What the task requires — Below are entries; copy exactly the lines from the one with "dim3(256), 0, s, f1);" through the one with "73 lines not shown", both included, and leave out the rest.

Records shown —
static int launch_context_parts(const mftx_raft *r, bool tiles_on, bool sp, const float *inp, int ld, int P, int h, int w,
                                float *const zr[2], float *const q[2], hipStream_t s) {
    const float *const *W = r->w;
    const float *const *G = r->wg;
    for (int pass = 0; pass < 2; ++pass) {
        const int kh = pass ? 5 : 1, kw = pass ? 1 : 5;
        const int slot[2] = {pass ? W_ZR2_INP : W_ZR1_INP, pass ? W_Q2_INP : W_Q1_INP};
        const float *bias[2] = {W[pass ? B_ZR2 : B_ZR1], W[pass ? B_Q2 : B_Q1]};
        float *out[2] = {zr[pass], q[pass]};
        for (int k = 0; k < 2; ++k) {
            const int N = k ? 128 : 256;
            if (tiles_on && r->wt[slot[k]]) {
                TileConvLaunch t{};
                t.a0 = inp; t.lda0 = ld; t.cin = 128; t.wf = r->wt[slot[k]]; t.bias = bias[k];
                t.P = P; t.h = h; t.w = w; t.N = N; t.kh = kh; t.kw = kw; t.epi = 0;
                t.cells = r->opt[MFTX_RAFT_OPT_TILE_CELLS];
                t.out = out[k]; t.ldo = N;
                TRY(launch_tile_conv(t, s));
            } else {
                mftx_conv_desc d = conv_desc(inp, ld, 128, nullptr, 0, 0, G[slot[k]], bias[k], out[k], N, P, h, w, N, kh, kw, 0);
                d.arith = r->arith; d.a_split = sp; d.out_split = false;
                TRY(launch_conv(d, s));
            }
        }
    }
    return 0;
}
static int refine_impl(mftx_raft *r, int P, int h, int w, int iters, const float *fmap1,
                                const float *fmap2, const float *net, const float *inp, const float *flow_init,
                                int pad_left,
                                int pad_right, int pad_top, int pad_bottom, float *flow, float *occl,
                                float *sigma, float *packed, float *flow_lr_out, void *workspace,
// ... 23 lines not shown
    const bool use_graph = r->graphs && r->opt[MFTX_RAFT_OPT_GRAPH] != 0 && !prof_enabled() && !r->coords_trace && !ondemand;
    hipStream_t caller = s;
    bool proxied = false;
    if (use_graph && s == nullptr) {
        hipStream_t own = r->graphs->proxy.enter(s);
        if (own) { s = own; proxied = true; }
    }
    struct Leave { GraphCache *g; hipStream_t caller; bool on; ~Leave() { if (on) g->proxy.leave(caller); } } leave{r->graphs, caller, proxied};
    const int N = h * w, M = P * N;
    const float *const *W = r->w;
    const float *const *G = r->wg;
    const int AR = r->arith;
    auto gemm = [AR, SP](mftx_conv_desc d, bool a = true, bool o = false) { d.arith = AR; d.a_split = SP && a; d.out_split = SP && o; return d; };

    const float *f2lv[4] = {fmap2, ws.f2l[0], ws.f2l[1], ws.f2l[2]};
    if (ondemand) TRY(launch_fmap_pyramid(fmap2, P, 256, h, w, ws.f2l, s));
    else if (gather) {
        const long long pair_floats = (long long)N * 256;
        const float *f2s = ws.f2s;
        if (gather->f2_shared && gather->f2s) f2s = gather->f2s;
        else if (gather->f2_shared) TRY(launch_split_weights(gather->f2.p[0], ws.f2s, pair_floats, s));
        else for (int b = 0; b < P; ++b) TRY(launch_split_weights(gather->f2.p[b], ws.f2s + b * pair_floats, pair_floats, s));
        TRY(launch_volume_tile(nullptr, f2s, P, h, w, ws.lvl, s, gather->has_f1s ? &gather->f1s : &gather->f1, gather->f2_shared ? 0 : pair_floats,
                               gather->has_f1s));
    }
    else TRY(launch_corr_pyramid(fmap1, fmap2, P, 256, h, w, ws.lvl, s, r->arith == MFTX_ARITH_SPLIT ? ws.f2s : nullptr, r->opt[MFTX_RAFT_OPT_TILE_VOLUME]));
    const bool tiles_on = SP && r->opt[MFTX_RAFT_OPT_TILE_CONV] != 0 &&
                          (r->opt[MFTX_RAFT_OPT_TILE_CONV] == 2 ||
                           (tile_conv_fills_chip(P, h, w, 3, 3) && tile_conv_fills_chip(P, h, w, 1, 5) && tile_conv_fills_chip(P, h, w, 5, 1)));
    auto tile_w = [&](int slot) -> const void * { return tiles_on ? r->wt[slot] : nullptr; };
    const bool gru_fused = tile_w(W_ZR1_DYN) && tile_w(W_Q1_DYN) && tile_w(W_ZR2_DYN) && tile_w(W_Q2_DYN) &&
                           r->opt[MFTX_RAFT_OPT_FUSE_GRU] != 0;
    const bool ctx_supplied = gather && gather->has_ctx && gru_fused;
    {
        const long long slots = (long long)M * 64;
        ProfScope prof(PC_GLUE, s, 0);
        InitGather ga{};
        if (gather) { ga.on = 1; ga.netp = gather->net; ga.inpp = gather->inp; }
        CtxTable ct{};
        if (gru_fused) {
            ct.table = ws.ctx;
            ct.own[0] = ws.pre_zr[0]; ct.own[1] = ws.pre_q[0]; ct.own[2] = ws.pre_zr[1]; ct.own[3] = ws.pre_q[1];
            ct.supplied = ctx_supplied ? 1 : 0;
            if (ctx_supplied) for (int k = 0; k < 4; ++k) ct.parts[k] = gather->ctx[k];
        }
        hipLaunchKernelGGL(init_state_kernel, dim3((unsigned)((slots + 255) / 256)), dim3(256), 0, s, net, inp,
                           flow_init, ws.hx, SP ? ws.hf : nullptr, ws.coords1, M, h, w, ga, ct);
        TRY(check_launch("init_state"));
    }
    float *flow_lr = flow_lr_out ? flow_lr_out : ws.flow_lr;
    auto core = [&]() -> int {
    auto tile_layer = [&](const float *a0, int lda0, const float *a1, int lda1, const void *wf, const float *bias, int N, int kh, int kw, int epi) {
        TileConvLaunch t{};
        t.a0 = a0; t.lda0 = lda0; t.a1 = a1; t.lda1 = lda1; t.cin = a1 ? 256 : 128; t.wf = wf; t.bias = bias;
        t.P = P; t.h = h; t.w = w; t.N = N; t.kh = kh; t.kw = kw; t.epi = epi;
        t.cells = r->opt[MFTX_RAFT_OPT_TILE_CELLS];
        return t;
    };
    if (!ctx_supplied) TRY(launch_context_parts(r, tiles_on, SP, ws.hx + 128, 384, P, h, w, ws.pre_zr, ws.pre_q, s));
    const float *lv[4] = {ws.lvl[0], ws.lvl[1], ws.lvl[2], ws.lvl[3]};
    const int strips = cdiv(w, F1_CELLS);
    float *ccur = ws.coords1, *calt = ws.flo1;
    bool pending = false;
    for (int it = 0; it < iters; ++it) {
        const bool last = (it == iters - 1);
        if (r->coords_trace &&
            hipMemcpyAsync(r->coords_trace + (size_t)it * M * 2, ccur, (size_t)M * 8, hipMemcpyDeviceToDevice, s) != hipSuccess)
            return fail(MFTX_E_STATE, "raft_refine: coords trace copy failed");
        const ConvF1Args f1{ccur, W[W_CONVF1], W[B_CONVF1], ws.flo1, ws.hx, h, w, strips, P * h * strips, SP ? 1 : 0};
        const int f1_blocks = cdiv(f1.n_strips, 2);
        const bool nofuse = r->opt[MFTX_RAFT_OPT_GROUP] == 0, nopair = nofuse;
        const mftx_conv_desc c2 = gemm(conv_desc(ws.cor1, 256, 256, nullptr, 0, 0, G[W_CONVC2], W[B_CONVC2], ws.corflo, 256, P, h, w, 192, 3, 3, 1), true, true);
        const mftx_conv_desc f2 = gemm(conv_desc(ws.flo1, 128, 128, nullptr, 0, 0, G[W_CONVF2], W[B_CONVF2], ws.corflo + 192, 256, P, h, w, 64, 3, 3, 1), true, true);
        const int fork_env = r->opt[MFTX_RAFT_OPT_FORK];
        const bool fuse_flow = SP && r->wflow != nullptr && r->opt[MFTX_RAFT_OPT_FUSE_FLOW] != 0 && !nofuse;
        if (fuse_flow) {
            if (pending) {
                TRY(launch_flow_branch(ccur, P, h, w, r->wflow, W[B_CONVF1], W[B_CONVF2], ws.corflo + 192, 256, ws.hx, 384, s, ws.fh, W[B_FH2], calt, ws.delta));
                float *t = ccur; ccur = calt; calt = t;
                pending = false;
            } else TRY(launch_flow_branch(ccur, P, h, w, r->wflow, W[B_CONVF1], W[B_CONVF2], ws.corflo + 192, 256, ws.hx, 384, s));
        }
        const bool serial = fuse_flow || prof_enabled() || nofuse || (AR == MFTX_ARITH_SPLIT && (fork_env == 0 || fork_env == 2));
        const bool forked = !serial && AR == MFTX_ARITH_SPLIT;
        const bool flow_first = !fuse_flow && serial && fuse_lookup && fork_env == 2 && !prof_enabled() && !nofuse;
        if (flow_first) {
            hipLaunchKernelGGL(convf1_kernel, dim3(f1_blocks), dim3(256), 0, s, f1);
            TRY(check_launch("convf1"));
            TRY(launch_conv(f2, s));
        }
        if (forked) {
            TRY(ensure_side_stream(r));
// ... 73 lines not shown
        }
        const bool head_fused = tile_w(W_FH1) && r->wproj != nullptr && r->opt[MFTX_RAFT_OPT_FUSE_HEAD] != 0;
        if (head_fused) {
            TileConvLaunch t = tile_layer(ws.hx, 384, nullptr, 0, tile_w(W_FH1), W[B_FH1], 256, 3, 3, 4);
            t.wproj = r->wproj; t.tout = ws.fh;
            TRY(launch_tile_conv(t, s));
            const bool defer = !last && fuse_flow && r->opt[MFTX_RAFT_OPT_FUSE_HEAD] != 2 && !r->coords_trace;
            if (defer) pending = true;
            else {
                float *dst = last ? ws.coords1 : ccur;
                TRY(launch_flow_head_sum(ws.fh, W[B_FH2], ws.delta, ccur, dst, P, h, w, s));
                ccur = dst;
            }
        } else if (tile_w(W_FH1)) {
            TileConvLaunch t = tile_layer(ws.hx, 384, nullptr, 0, tile_w(W_FH1), W[B_FH1], 256, 3, 3, 1);
            t.out = ws.fh; t.ldo = 256;
            TRY(launch_tile_conv(t, s));
        } else TRY(launch_conv(gemm(conv_desc(ws.hx, 384, 128, nullptr, 0, 0, G[W_FH1], W[B_FH1], ws.fh, 256, P, h, w, 256, 3, 3, 1), true, false), s));
        if (!head_fused) {
            const mftx_conv_desc fh2 = conv_desc(ws.fh, 256, 256, nullptr, 0, 0, W[W_FH2], W[B_FH2], ws.delta, 2, P, h, w, 2, 3, 3, 0);
            if (!conv_small_applicable(fh2)) return fail(MFTX_E_STATE, "raft_refine: flow-head layer does not fit the small-N kernel");
            TRY(launch_conv_small(fh2, s, ccur, 2));
        }
        if (!last) continue;
        if (r->coords_trace &&
            hipMemcpyAsync(r->coords_trace + (size_t)iters * M * 2, ccur, (size_t)M * 8, hipMemcpyDeviceToDevice, s) != hipSuccess)
            return fail(MFTX_E_STATE, "raft_refine: coords trace copy failed");
        if (tile_w(W_MASK0)) {
            TileConvLaunch t = tile_layer(ws.hx, 384, nullptr, 0, tile_w(W_MASK0), W[B_MASK0], 256, 3, 3, 1);
            t.out = ws.fh; t.ldo = 256; t.out_split = SP ? 1 : 0;
            TRY(launch_tile_conv(t, s));
        } else TRY(launch_conv(gemm(conv_desc(ws.hx, 384, 128, nullptr, 0, 0, G[W_MASK0], W[B_MASK0], ws.fh, 256, P, h, w, 256, 3, 3, 1), true, true), s));
        TRY(launch_conv(gemm(conv_desc(ws.fh, 256, 256, nullptr, 0, 0, G[W_MASK2], W[B_MASK2], ws.mask, 576, P, h, w, 576, 1, 1, 0, 0.25f), true, false), s));
        const bool ou_fused = tiles_on && r->wou != nullptr && r->opt[MFTX_RAFT_OPT_FUSE_OU] != 0;
        if (!ou_fused || r->opt[MFTX_RAFT_OPT_FUSE_OU] == 2) {
            const long long slots = (long long)M * 178;
            ProfScope prof(PC_GLUE, s, 0);
            hipLaunchKernelGGL(ou_gather_kernel, dim3((unsigned)((slots + 255) / 256)), dim3(256), 0, s, ws.hx,
                               ws.corr, ws.ld_corr, ccur, ws.delta, ws.ouin, flow_lr, M, h, w, SP ? 1 : 0);
            TRY(check_launch("ou_gather"));
        }
        if (ou_fused) {
            const OuGather ga{ws.hx, ws.corr, ws.ld_corr, ccur, ws.delta, flow_lr};
            const bool mat = r->opt[MFTX_RAFT_OPT_FUSE_OU] == 2;
            TRY(launch_ou_heads(mat ? ws.ouin : nullptr, 712, P, h, w, r->wou, W[B_OU1], r->wouproj, W[B_OU2], ws.ouh, ws.ou, 4, r->opt[MFTX_RAFT_OPT_TILE_CELLS], s,
                                mat ? nullptr : &ga));
        } else {
            TRY(launch_conv(gemm(conv_desc(ws.ouin, 712, 712, nullptr, 0, 0, G[W_OU1], W[B_OU1], ws.ouh, 256, P, h, w, 256, 3, 3, 1), true, false), s));
            TRY(launch_conv(conv_desc(ws.ouh, 256, 256, nullptr, 0, 0, W[W_OU2], W[B_OU2], ws.ou, 4, P, h, w, 3, 3, 3, 0), s));
        }
    }
    return 0;
    };
    if (use_graph) {
        if (AR == MFTX_ARITH_SPLIT && r->opt[MFTX_RAFT_OPT_FORK] != 0) TRY(ensure_side_stream(r));
        GraphKey key{};
        key.v[0] = (uintptr_t)P; key.v[1] = (uintptr_t)h; key.v[2] = (uintptr_t)w; key.v[3] = (uintptr_t)iters;
        key.v[4] = reinterpret_cast<uintptr_t>(workspace); key.v[5] = reinterpret_cast<uintptr_t>(flow_lr_out);
        key.v[6] = (uintptr_t)AR; key.v[7] = reinterpret_cast<uintptr_t>(r->wfused); key.v[8] = reinterpret_cast<uintptr_t>(s);
        key.v[9] = reinterpret_cast<uintptr_t>(r->wflow); key.v[10] = reinterpret_cast<uintptr_t>(r->wt[W_ZR1_DYN]); key.v[11] = reinterpret_cast<uintptr_t>(r->wproj);
        key.v[12] = reinterpret_cast<uintptr_t>(r->wou); key.v[13] = ctx_supplied ? 1 : 0;
        TRY(r->graphs->run(key, s, core));
    } else {
        TRY(core());
    }
    return launch_convex_upsample(flow_lr, ws.ou, 4, ws.mask, P, h, w, pad_left, pad_right, pad_top, pad_bottom,
                                  flow, occl, sigma, packed, s, r->nonfinite);
}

Result below —
            hipLaunchKernelGGL(convf1_kernel, dim3(f1_blocks), dim3(256), 0, s, f1);
            TRY(check_launch("convf1"));
            TRY(launch_conv(f2, s));
        }
        if (forked) {
            TRY(ensure_side_stream(r));
// ... 73 lines not shown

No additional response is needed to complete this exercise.